Exercise prompt = Go through the data and copy each line where the word "concurrent" shows up.

Record excerpts =
'''
template <int W, int KFIRST, int KMAX, bool REPLACE>
static int win_run_staged(WinParams p, const tg_graph *csc, int64_t n_batches, const int64_t *fanout, int32_t n_hops,
                          hipStream_t stream) {
    const WinTuning t = win_tuning();
    WinStageClock &clk = win_clock();
    const StageBits sb = win_stage_bits(csc);
    p.n_windows = (int32_t)((csc->n_edges >> p.shift) + 1);
    auto pitch_of = [&](int h) {
        int64_t f = p.n_seeds;
        for (int j = 0; j < h; ++j) f *= fanout[j];
        return f;
    };
    auto bits_of = [&](int64_t pitch) {
        int bits = 1;
        while (((int64_t)1 << bits) < pitch) ++bits;
        return bits;
    };
    p.n_wbuckets = (p.n_buckets + 63) & ~63;
    p.n_buckets = p.n_wbuckets >> 3;
    const size_t tables = win_stage_tables_bytes(p.n_buckets, p.n_windows);
    int parts = std::min(std::max(t.stage_parts, 1), WIN_MAX_PARTS);
    while (parts > 1 && n_batches / parts < std::max(t.stage_part_min_batches, 1)) --parts;
    if (clk.enabled) parts = 1;
    const bool split = t.stage_split && !clk.enabled;
    if (split) parts = 1;
    WinSide &side = win_side();
    std::unique_lock<std::mutex> side_lock(side.mu, std::defer_lock);
    if (parts > 1 || split) {
        side_lock.lock();
        const int rc = side.ensure();
        if (rc != TG_OK) return rc;
    }
    uint32_t *const hist0 = p.hist, *const base0 = p.base;
    WinQueues *const queues0 = p.queues;
    void *const sorted0 = p.items_sorted, *const in0 = p.items_in;
    uint32_t *const fine_tot0 = p.fine_tot, *const fine_start0 = p.fine_start, *const fine_tile_off0 = p.fine_tile_off;
    const bool first_in_parts = parts > 1 && n_hops == 2;

    WinDeviceLds dl;
    {
        const int rc = win_device_lds(&dl);
        if (rc != TG_OK) return rc;
    }
    const bool narrow_cols = p.ptrs32 != nullptr;
    const int fthreads = win_stage_first_threads(t.emit_threads, p.kmax, p.n_buckets, p.n_windows, narrow_cols);
    const size_t flds = win_stage_first_lds(p.kmax, fthreads, p.n_buckets, p.n_windows, narrow_cols);
    int first_per_cu = 0;
    if (t.stage_sort_blocks <= 0) {
        struct Seen {
            int dev = -1, threads = 0, narrow = 0, per_cu = 0;
            size_t lds = 0;
        };
        static Seen seen;
        static std::mutex seen_mu;
        int dev = 0;
        TG_HIP(hipGetDevice(&dev));
        std::lock_guard<std::mutex> lock(seen_mu);
        if (seen.dev != dev || seen.threads != fthreads || seen.narrow != (int)narrow_cols || seen.lds != flds) {
            const int by_lds = (int)((size_t)dl.per_cu / flds), by_regs = (4 * (512 / 128)) / (fthreads / 64);
            int by_runtime = 0;
            if (narrow_cols)
                TG_HIP(hipOccupancyMaxActiveBlocksPerMultiprocessor(&by_runtime, win_stage_first_kernel<KFIRST, REPLACE, true>, fthreads, flds));
            else
                TG_HIP(hipOccupancyMaxActiveBlocksPerMultiprocessor(&by_runtime, win_stage_first_kernel<KFIRST, REPLACE, false>, fthreads, flds));
            seen.dev = dev;
            seen.threads = fthreads;
            seen.narrow = (int)narrow_cols;
            seen.lds = flds;
            seen.per_cu = std::max(1, std::min(std::min(by_lds, by_regs), by_runtime > 0 ? by_runtime : 1));
        }
        first_per_cu = seen.per_cu;
    }
    const int64_t rows_wanted = t.stage_sort_blocks > 0 ? (int64_t)t.stage_sort_blocks : (int64_t)first_per_cu * std::max(dl.cus, 1);
    auto rows_of = [&](int64_t nb) {
        return (int32_t)std::min<int64_t>(std::min<int64_t>(std::max<int64_t>(rows_wanted, 1), WIN_MAX_ROWS), nb);
    };
    auto part_tables = [&](int part) {
        p.hist = hist0 + (size_t)part * WIN_MAX_ROWS * (WIN_MAX_BUCKETS / 8);
        p.base = base0 + (size_t)part * (WIN_MAX_BUCKETS + 8);
        p.queues = queues0 + part;
    };
    auto launch_first = [&](int part, int64_t b0, int64_t nb, hipStream_t ps) {
        part_tables(part);
        p.b0 = b0;
        p.n_batches = nb;
        p.n_rows = rows_of(nb);
        p.next_pitch = pitch_of(1);
        p.next_idx_bits = bits_of(p.next_pitch);
        if (narrow_cols)
            hipLaunchKernelGGL((win_stage_first_kernel<KFIRST, REPLACE, true>), dim3((unsigned)p.n_rows), dim3(fthreads), flds, ps,
                               p, (int)fanout[0]);
        else
            hipLaunchKernelGGL((win_stage_first_kernel<KFIRST, REPLACE, false>), dim3((unsigned)p.n_rows), dim3(fthreads), flds, ps,
                               p, (int)fanout[0]);
        WinFirstLaunch &fl = win_first_launch();
        fl.rows = p.n_rows;
        fl.per_cu = first_per_cu;
        fl.threads = fthreads;
        fl.narrow = (int32_t)narrow_cols;
        fl.lds_bytes = (int64_t)flds;
    };
    const bool concurrent = first_in_parts && t.stage_concurrent;

    clk.begin(stream);
    hipLaunchKernelGGL(win_vtab_kernel, dim3((p.n_windows + 256) / 256), dim3(256), 0, stream, p, csc->n_major);
    TG_LAUNCH_CHECK();
    if (!first_in_parts) {
        launch_first(0, 0, n_batches, stream);
        TG_LAUNCH_CHECK();
        clk.mark("first", 0, stream);
    }
    if (concurrent) {
        TG_HIP(hipEventRecord(side.gathered[0], stream));
        TG_HIP(hipStreamWaitEvent(side.stream, side.gathered[0], 0));
    }
    for (int h = 1; h < n_hops; ++h) {
        const bool next = h + 1 < n_hops;
        const int hparts = next ? 1 : parts;
        for (int part = 0; part < hparts; ++part) {
            const int64_t b0 = n_batches * part / hparts, nb = n_batches * (part + 1) / hparts - b0;
            const bool counted = h == 1 && (first_in_parts || hparts == 1);
            hipStream_t ps = (concurrent && (part & 1)) ? side.stream : stream;
            if (first_in_parts) {
                launch_first(part, b0, nb, ps);
                TG_LAUNCH_CHECK();
            }
            p.hop = h;
            p.k = (int32_t)fanout[h];
            p.item_pitch = pitch_of(h);
            p.idx_bits = bits_of(p.item_pitch);
            p.next_pitch = next ? pitch_of(h + 1) : 0;
            p.next_idx_bits = next ? bits_of(p.next_pitch) : 0;
            int ethreads = t.stage_emit_threads;
            int rc = std::min(std::max(split ? t.stage_split_round_chunks : t.stage_round_chunks, 1), WIN_STAGE_ROUND_CHUNKS_MAX);
            while (win_stage_emit_lds_bytes(W, p.k, ethreads / 64, rc, split) > 64 * 1024) {
                if (rc > 1)
                    rc >>= 1;
                else if (ethreads > 64)
                    ethreads = ((ethreads >> 1) + 63) & ~63;
                else
                    return tg::fail(TG_ERR_INVALID, "tg_ns_homo_batched_ws: the staged emit kernel does not fit the LDS");
            }
            const size_t elds = win_stage_emit_lds_bytes(W, p.k, ethreads / 64, rc, split);
            int gthreads = t.stage_gather_threads;
            const size_t per_wave = (size_t)(64 * (W + 1) + 64) * sizeof(uint32_t);
            const size_t gcap = std::max<size_t>(64 * 1024, std::min<size_t>((size_t)std::max(dl.per_block, 0), 128 * 1024));
            while (gthreads > 64 && (size_t)(gthreads / 64) * per_wave > gcap) gthreads = ((gthreads >> 1) + 63) & ~63;
            if ((size_t)(gthreads / 64) * per_wave > 64 * 1024) {
                static int raised_on = -1;
                int dev = 0;
                TG_HIP(hipGetDevice(&dev));
                if (raised_on != dev) {
                    TG_HIP(hipFuncSetAttribute(reinterpret_cast<const void *>(&win_stage_gather_kernel<W, KMAX, REPLACE>),
                                               hipFuncAttributeMaxDynamicSharedMemorySize, (int)gcap));
                    raised_on = dev;
                }
            }
            const int gblocks = (std::max(t.stage_gather_blocks, 8) + 7) & ~7;
            part_tables(part);
            p.b0 = b0;
            p.n_batches = nb;
            p.n_rows = rows_of(nb);
            p.items_in = in0;
            p.items_sorted = static_cast<WinItem8 *>(sorted0) + p.b0 * p.item_pitch;
            p.items_fine = static_cast<WinItem8 *>(in0) + p.b0 * p.item_pitch;
            if (!counted) {
                hipLaunchKernelGGL(win_hist8_kernel, dim3((unsigned)p.n_rows), dim3(WIN_PART_THREADS), tables, ps, p);
                TG_LAUNCH_CHECK();
                clk.mark("hist", h, stream);
            }
            hipLaunchKernelGGL(win_colscan_kernel, dim3((p.n_buckets + 63) / 64), dim3(64 * WIN_SCAN_GROUPS), 0, ps, p,
                               p.n_rows);
            TG_LAUNCH_CHECK();
            hipLaunchKernelGGL(win_basescan_kernel, dim3(1), dim3(1024), 0, ps, p);
            TG_LAUNCH_CHECK();
            clk.mark("scans", h, stream);
            {
                static const int tiled = win_env_int("TG_WIN_SCATTER_TILED", 1);
                static const int carry = win_env_int("TG_WIN_SCATTER_CARRY", 1);
                const size_t clds = win_scatter8_carry_lds(WIN_SC_CARRY_TILE, p.n_buckets);
                const size_t ccap = std::max<size_t>(64 * 1024, std::min<size_t>((size_t)std::max(dl.per_block, 0), 128 * 1024));
                if (tiled && carry && p.n_buckets <= WIN_PART_THREADS && clds <= ccap) {
                    if (clds > 64 * 1024) {
                        static int raised_on = -1;
                        int dev = 0;
                        TG_HIP(hipGetDevice(&dev));
                        if (raised_on != dev) {
                            TG_HIP(hipFuncSetAttribute(reinterpret_cast<const void *>(&win_scatter8_carry_kernel<WIN_SC_CARRY_TILE>),
                                                       hipFuncAttributeMaxDynamicSharedMemorySize, (int)ccap));
                            raised_on = dev;
                        }
                    }
                    hipLaunchKernelGGL(win_scatter8_carry_kernel<WIN_SC_CARRY_TILE>, dim3((unsigned)p.n_rows), dim3(WIN_PART_THREADS), clds,
                                       ps, p);
                } else if (tiled && p.n_buckets <= WIN_PART_THREADS && win_scatter8_tiled_lds(p.n_buckets, p.n_windows) <= 64 * 1024)
                    hipLaunchKernelGGL(win_scatter8_tiled_kernel, dim3((unsigned)p.n_rows), dim3(WIN_PART_THREADS),
                                       win_scatter8_tiled_lds(p.n_buckets, p.n_windows), ps, p);
                else
                    hipLaunchKernelGGL(win_scatter8_kernel, dim3((unsigned)p.n_rows), dim3(WIN_PART_THREADS), tables, ps, p);
            }
            TG_LAUNCH_CHECK();
            clk.mark("scatter", h, stream);
            if (t.stage_fine) {
                const int64_t worst = p.n_batches * p.item_pitch;
                const size_t vt = (size_t)(p.n_windows + 1 + p.n_buckets + 1) * sizeof(uint32_t);
                p.fine_sub_bits = std::min(std::max(t.stage_fine_sub_bits, 4), WIN_FINE_SUB_BITS_MAX);
                const int per_coarse = 8 << p.fine_sub_bits;
                const size_t keys = (size_t)(p.n_buckets + 1) * per_coarse;
                p.fine_tot = fine_tot0 + (size_t)part * (WIN_MAX_BUCKETS / 8 + 8) * WIN_FINE_PER_COARSE_MAX;
                p.fine_start = fine_start0 + (size_t)part * (WIN_MAX_BUCKETS / 8 + 8) * WIN_FINE_PER_COARSE_MAX;
                p.fine_tile_off = fine_tile_off0 + ((size_t)(p.b0 * p.item_pitch) / WIN_FINE_TILE + (size_t)part) * WIN_FINE_BINS_MAX;
                p.fine_rowtot = p.fine_start + (size_t)(WIN_MAX_BUCKETS / 8 + 1) * WIN_FINE_PER_COARSE_MAX;
                const unsigned tiles = (unsigned)std::max<int64_t>(1, std::min<int64_t>((worst + WIN_FINE_TILE - 1) / WIN_FINE_TILE, t.stage_fine_blocks));
                TG_HIP(hipMemsetAsync(p.fine_tot, 0, keys * sizeof(uint32_t), ps));
                hipLaunchKernelGGL(win_sort_fine_kernel<false>, dim3(tiles), dim3(WIN_FINE_THREADS), vt, ps, p);
                TG_LAUNCH_CHECK();
                hipLaunchKernelGGL(win_fine_rowsum_kernel, dim3((p.n_buckets + 16) / 16), dim3(1024), 0, ps, p);
                TG_LAUNCH_CHECK();
                hipLaunchKernelGGL(win_fine_starts_kernel, dim3((p.n_buckets + 16) / 16), dim3(1024), 0, ps, p);
                TG_LAUNCH_CHECK();
                hipLaunchKernelGGL(win_sort_fine_kernel<true>, dim3(tiles), dim3(WIN_FINE_THREADS), vt, ps, p);
                TG_LAUNCH_CHECK();
                clk.mark("fine", h, stream);
            } else
                p.items_fine = p.items_sorted;
            if (split) TG_HIP(hipEventRecord(side.gathered[h & (WIN_MAX_PARTS - 1)], ps));
            hipLaunchKernelGGL((win_stage_gather_kernel<W, KMAX, REPLACE>), dim3(gblocks), dim3(gthreads),
                               (size_t)(gthreads / 64) * per_wave, ps, p, sb);
            TG_LAUNCH_CHECK();
            if (split) {
                int sthreads = std::min(t.emit_threads, WIN_EMIT_MAX_THREADS);
                while (sthreads > 64 && win_emit_lds_bytes(p.kmax, sthreads / 64, WIN_STAGE_SIDE_RC) > 64 * 1024) sthreads = ((sthreads >> 1) + 63) & ~63;
                TG_HIP(hipStreamWaitEvent(side.stream, side.gathered[h & (WIN_MAX_PARTS - 1)], 0));
                hipLaunchKernelGGL((win_stage_side_kernel<KMAX, REPLACE>), dim3((unsigned)p.n_batches), dim3(sthreads),
                                   win_emit_lds_bytes(p.kmax, sthreads / 64, WIN_STAGE_SIDE_RC), side.stream, p);
                TG_LAUNCH_CHECK();
                TG_HIP(hipEventRecord(side.done, side.stream));
            }
            clk.mark("gather", h, stream);
            hipStream_t es = ps;
            if (split) TG_HIP(hipStreamWaitEvent(ps, side.done, 0));
            if (hparts > 1 && !concurrent) {
                TG_HIP(hipEventRecord(side.gathered[part], stream));
                TG_HIP(hipStreamWaitEvent(side.stream, side.gathered[part], 0));
                es = side.stream;
            }
            if (split) {
                if (next)
                    hipLaunchKernelGGL((win_stage_emit_kernel<W, KMAX, true, true>), dim3((unsigned)p.n_batches),
                                       dim3(ethreads), elds, es, p, sb, rc);
                else
                    hipLaunchKernelGGL((win_stage_emit_kernel<W, KMAX, false, true>), dim3((unsigned)p.n_batches),
                                       dim3(ethreads), elds, es, p, sb, rc);
            } else if (next)
                hipLaunchKernelGGL((win_stage_emit_kernel<W, KMAX, true, false>), dim3((unsigned)p.n_batches), dim3(ethreads),
                                   elds, es, p, sb, rc);
            else
                hipLaunchKernelGGL((win_stage_emit_kernel<W, KMAX, false, false>), dim3((unsigned)p.n_batches), dim3(ethreads),
                                   elds, es, p, sb, rc);
            TG_LAUNCH_CHECK();
            clk.mark("emit", h, stream);
        }
        if (hparts > 1) {
            TG_HIP(hipEventRecord(side.done, side.stream));
            TG_HIP(hipStreamWaitEvent(stream, side.done, 0));
        }
    }
    return TG_OK;
}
'''
Response to this exercise =
    const bool concurrent = first_in_parts && t.stage_concurrent;
    if (concurrent) {
            hipStream_t ps = (concurrent && (part & 1)) ? side.stream : stream;
            if (hparts > 1 && !concurrent) {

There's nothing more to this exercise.